◆ Exercise prompt
Whenever a line contains the string "shown", copy it out of the entries.

[[ Dataset content open ]]

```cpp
struct Stage {
    size_t oi = 0, oo = 0;
    struct Back { void* host; size_t off, bytes; };
    Back backs[16];
    int nb = 0;
    int reserve(size_t bytes_in, size_t bytes_out) {
        bytes_in += 20 * 256; bytes_out += 20 * 256;
        if (int rc = g_in.ensure(bytes_in)) return rc;
        if (int rc = g_hin.ensure(bytes_in)) return rc;
        if (int rc = g_out.ensure(bytes_out)) return rc;
        return g_hout.ensure(bytes_out);
    }
    template <typename T>
    T* in(const T* src, size_t n) {
        oi = (oi + 255) & ~size_t(255);
        T* dev = (T*)((char*)g_in.p + oi);
        if (n) {
            if (src) memcpy((char*)g_hin.p + oi, src, n * sizeof(T)); else memset((char*)g_hin.p + oi, 0, n * sizeof(T));
        }
        oi += n * sizeof(T);
        return dev;
    }
    template <typename T>
    T* out(T* host, size_t n) {
        oo = (oo + 255) & ~size_t(255);
// ... 81 lines not shown
    memcpy(kp.wq, d->Q, sizeof(kp.wq)); kp.wr[0] = d->R[0]; kp.wr[1] = d->R[1];
    kp.w_dey = 0.0; kp.w_prog = 0.0; kp.w_slack = d->w_slack;
    kp.delta_max = d->delta_max; kp.a_max = d->a_max; kp.v_min = d->v_min; kp.v_max = d->v_max; kp.ey_max = d->ey_max;
    kp.alpha = d->alpha; kp.margin = d->margin; kp.l_sum = d->l_sum; kp.w_sum = d->w_sum;
    kp.dt_ref = 0.1; kp.fallback_gain = 1.1; kp.opts = d->opts;
    kp.slack_start = d->opts.slack_start;
    double ws[6] = {0, 0, 0, 0, 1, 0}, we[6] = {0, 0, 0, 0, 0, 1}, as = 0.0, ae = 0.0;
    kp.reach_s[0] = 0.0; kp.reach_gain[0] = 0.0;
    for (int j = 1; j <= d->N; j++) {
        double s0 = 0.0, s1 = 0.0, e0 = 0.0, e1 = 0.0, wn[6] = {0, 0, 0, 0, 0, 0}, en[6] = {0, 0, 0, 0, 0, 0};
        for (int i = 0; i < 6; i++) {
            s0 += ws[i] * d->B[i * 2]; s1 += ws[i] * d->B[i * 2 + 1];
            e0 += we[i] * d->B[i * 2]; e1 += we[i] * d->B[i * 2 + 1];
        }
        as += fabs(s0) * d->delta_max + fabs(s1) * d->a_max;
        ae += fabs(e0) * d->delta_max + fabs(e1) * d->a_max;
        kp.reach_s[j] = as; kp.reach_gain[j] = ae;
        for (int a = 0; a < 6; a++)
            for (int i = 0; i < 6; i++) { wn[a] += ws[i] * d->A[i * 6 + a]; en[a] += we[i] * d->A[i * 6 + a]; }
        memcpy(ws, wn, sizeof(ws)); memcpy(we, en, sizeof(we));
    }
    return 0;
}

int launch_solve(const crx_kparams& kp, int tmpl, hipStream_t st) {
    crx_kparams kq = kp;
    if (g_trace_rows != 0) { kq.trace = (double*)g_trace.p; kq.trace_problem = g_trace_problem; kq.trace_rows = g_trace_rows; }
    kq.poison = g_poison;
    kq.kkt_unscaled = g_kkt_unscaled;
    size_t lds = crx_solve_lds_bytes(kp.N, tmpl);
    if (lds > 160 * 1024) return fail(CRX_ERR_ARG, "N=%d with %d obstacles needs %zu B of LDS (> 160 KiB)", kp.N, tmpl, lds);
    const bool spec = tmpl == 1 && kq.mode == 1 && kq.degree == 6 && (kq.N == 12 || kq.N == 10) && g_spec > 0;
    kq.spec_idle = g_spec == 2;
    hipError_t e = spec ? crx_launch_solve_spec(kq, st) : crx_launch_solve(kq, tmpl, st);
    if (e != hipSuccess) return fail(CRX_ERR_HIP, "solver launch: %s", hipGetErrorString(e));
    return 0;
}

}

extern "C" {

int crx_version(void) { return CRX_VERSION; }

const char* crx_last_error(void) { return g_err; }

int crx_device_count(void) {
    int n = 0;
    if (hipGetDeviceCount(&n) != hipSuccess) return 0;
    return n;
}

int crx_init(int device) {
    std::lock_guard<std::mutex> lk(g_mu);
    int n = 0;
    hipError_t e = hipGetDeviceCount(&n);
    if (e != hipSuccess || n <= 0)
        return fail(CRX_ERR_NO_DEVICE, "no HIP device visible (%s); libcrx has no CPU back-end",
                    e == hipSuccess ? "count = 0" : hipGetErrorString(e));
    if (device < 0 || device >= n) return fail(CRX_ERR_ARG, "device %d outside [0,%d)", device, n);
    HIP_TRY(hipSetDevice(device));
    if (g_init && g_device == device) return CRX_OK;
    if (g_init && g_device >= 0) {
        (void)hipSetDevice(g_device);
        if (g_stream) { (void)hipStreamDestroy(g_stream); g_stream = nullptr; }
        g_in.release(); g_out.release(); g_hin.release(); g_hout.release(); g_trace.release();
// ... 9 lines not shown
void crx_shutdown(void) {
    std::lock_guard<std::mutex> lk(g_mu);
    if (!g_init) return;
    (void)hipSetDevice(g_device);
    g_in.release(); g_out.release(); g_hin.release(); g_hout.release(); g_trace.release();
    g_trace_rows = 0;
    if (g_stream) (void)hipStreamDestroy(g_stream);
    g_stream = nullptr;
    g_init = false; g_device = -1;
}

int crx_trace_enable(int problem, int rows) {
    if (int rc = ensure_init()) return rc;
    g_trace_rows = 0;
    const bool sub = rows < 0;
    if (rows < 0) rows = -rows;
    if (rows == 0) return CRX_OK;
    if (int rc = g_trace.ensure((size_t)rows * 16 * sizeof(double))) return rc;
    HIP_TRY(hipMemset(g_trace.p, 0, (size_t)rows * 16 * sizeof(double)));
    g_trace_rows = sub ? -rows : rows; g_trace_problem = problem;
    return CRX_OK;
}
int crx_trace_read(double* host, int rows) {
    { int cap = g_trace_rows < 0 ? -g_trace_rows : g_trace_rows; if (rows > cap) rows = cap; }
    HIP_TRY(hipDeviceSynchronize());
    HIP_TRY(hipMemcpy(host, g_trace.p, (size_t)rows * 16 * sizeof(double), hipMemcpyDeviceToHost));
    return CRX_OK;
}

void crx_debug_poison_lds(int enable) { g_poison = enable != 0; }

void crx_debug_speculation(int mode) { g_spec = mode < 0 ? 0 : (mode > 2 ? 1 : mode); }

void crx_debug_kkt_unscaled(int mode) { g_kkt_unscaled = (mode >= 0 && mode <= 4) ? mode : 0; }

int crx_debug_wave_reduce(const double* in, double* out) {
    if (int rc = ensure_init()) return rc;
    if (!in || !out) return fail(CRX_ERR_ARG, "NULL array argument");
    std::lock_guard<std::mutex> lk(g_mu);
    HIP_TRY(hipSetDevice(g_device));
    Stage sg;
    if (int rc = sg.reserve(256 * 8, 208 * 8)) return rc;
    double* din = sg.in(in, 256);
    double* dout = sg.out(out, 208);
    if (int rc = sg.up(g_stream)) return rc;
    hipError_t e = crx_launch_debug_reduce(din, dout, g_stream);
    if (e != hipSuccess) return fail(CRX_ERR_HIP, "debug reduce launch: %s", hipGetErrorString(e));
    return sg.down(g_stream);
}

long crx_debug_lds_bytes(int kind, int N, int n) {
    return kind == 0 ? (long)crx_solve_lds_bytes(N, n) : (long)crx_lmpc_lds_bytes(N, n);
}

int crx_debug_resident_per_cu(int kind, int N, int n) {
    if (ensure_init() != CRX_OK) return -1;
    return kind == 0 ? crx_solve_resident_per_cu(N, n) : crx_lmpc_resident_per_cu(N, n);
}

struct CrxTimer { hipEvent_t e0, e1; bool armed; };

int crx_timer_create(void** timer) {
    if (int rc = ensure_init()) return rc;
    if (!timer) return fail(CRX_ERR_ARG, "timer is NULL");
    HIP_TRY(hipSetDevice(g_device));
    CrxTimer* t = new CrxTimer{nullptr, nullptr, false};
    if (hipEventCreate(&t->e0) != hipSuccess || hipEventCreate(&t->e1) != hipSuccess) {
        if (t->e0) (void)hipEventDestroy(t->e0);
        delete t;
        return fail(CRX_ERR_HIP, "hipEventCreate failed");
    }
    *timer = t;
    return CRX_OK;
}
int crx_timer_destroy(void* timer) {
    CrxTimer* t = (CrxTimer*)timer;
    if (!t) return CRX_OK;
    (void)hipEventDestroy(t->e0); (void)hipEventDestroy(t->e1);
    delete t;
    return CRX_OK;
}
int crx_timer_begin(void* timer, void* stream) {
    CrxTimer* t = (CrxTimer*)timer;
    if (!t) return fail(CRX_ERR_ARG, "timer is NULL");
    t->armed = false;
    HIP_TRY(hipEventRecord(t->e0, (hipStream_t)stream));
    return CRX_OK;
}
int crx_timer_end(void* timer, void* stream) {
    CrxTimer* t = (CrxTimer*)timer;
// ... 1135 lines not shown
```

### car-racing_amd/csrc/crx_kernels.hip

```cpp
#include <hip/hip_runtime.h>
#include <math.h>
#include <stdint.h>
#include <type_traits>

#include "crx_kparams.h"
#include "crx_wave.h"

#ifndef CRX_KKT_DIAG
#define CRX_KKT_DIAG 1
#endif
#ifndef CRX_TU_GENERAL
#define CRX_TU_GENERAL 0
#endif
#ifndef CRX_OPAQUE_LANE
#define CRX_OPAQUE_LANE 1
#endif
#ifndef CRX_OPAQUE_OUTER
#define CRX_OPAQUE_OUTER 0
#endif
#ifndef CRX_W2_FLOOR
#define CRX_W2_FLOOR 0
#endif
#ifndef CRX_STATIC_LDS
#define CRX_STATIC_LDS 1
// ... 243 lines not shown
#define CLK() clock64()
#else
#define CLK() 0LL
#endif
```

[[ Dataset content closed ]]

◆ Answer box
// ... 81 lines not shown
// ... 9 lines not shown
// ... 1135 lines not shown
// ... 243 lines not shown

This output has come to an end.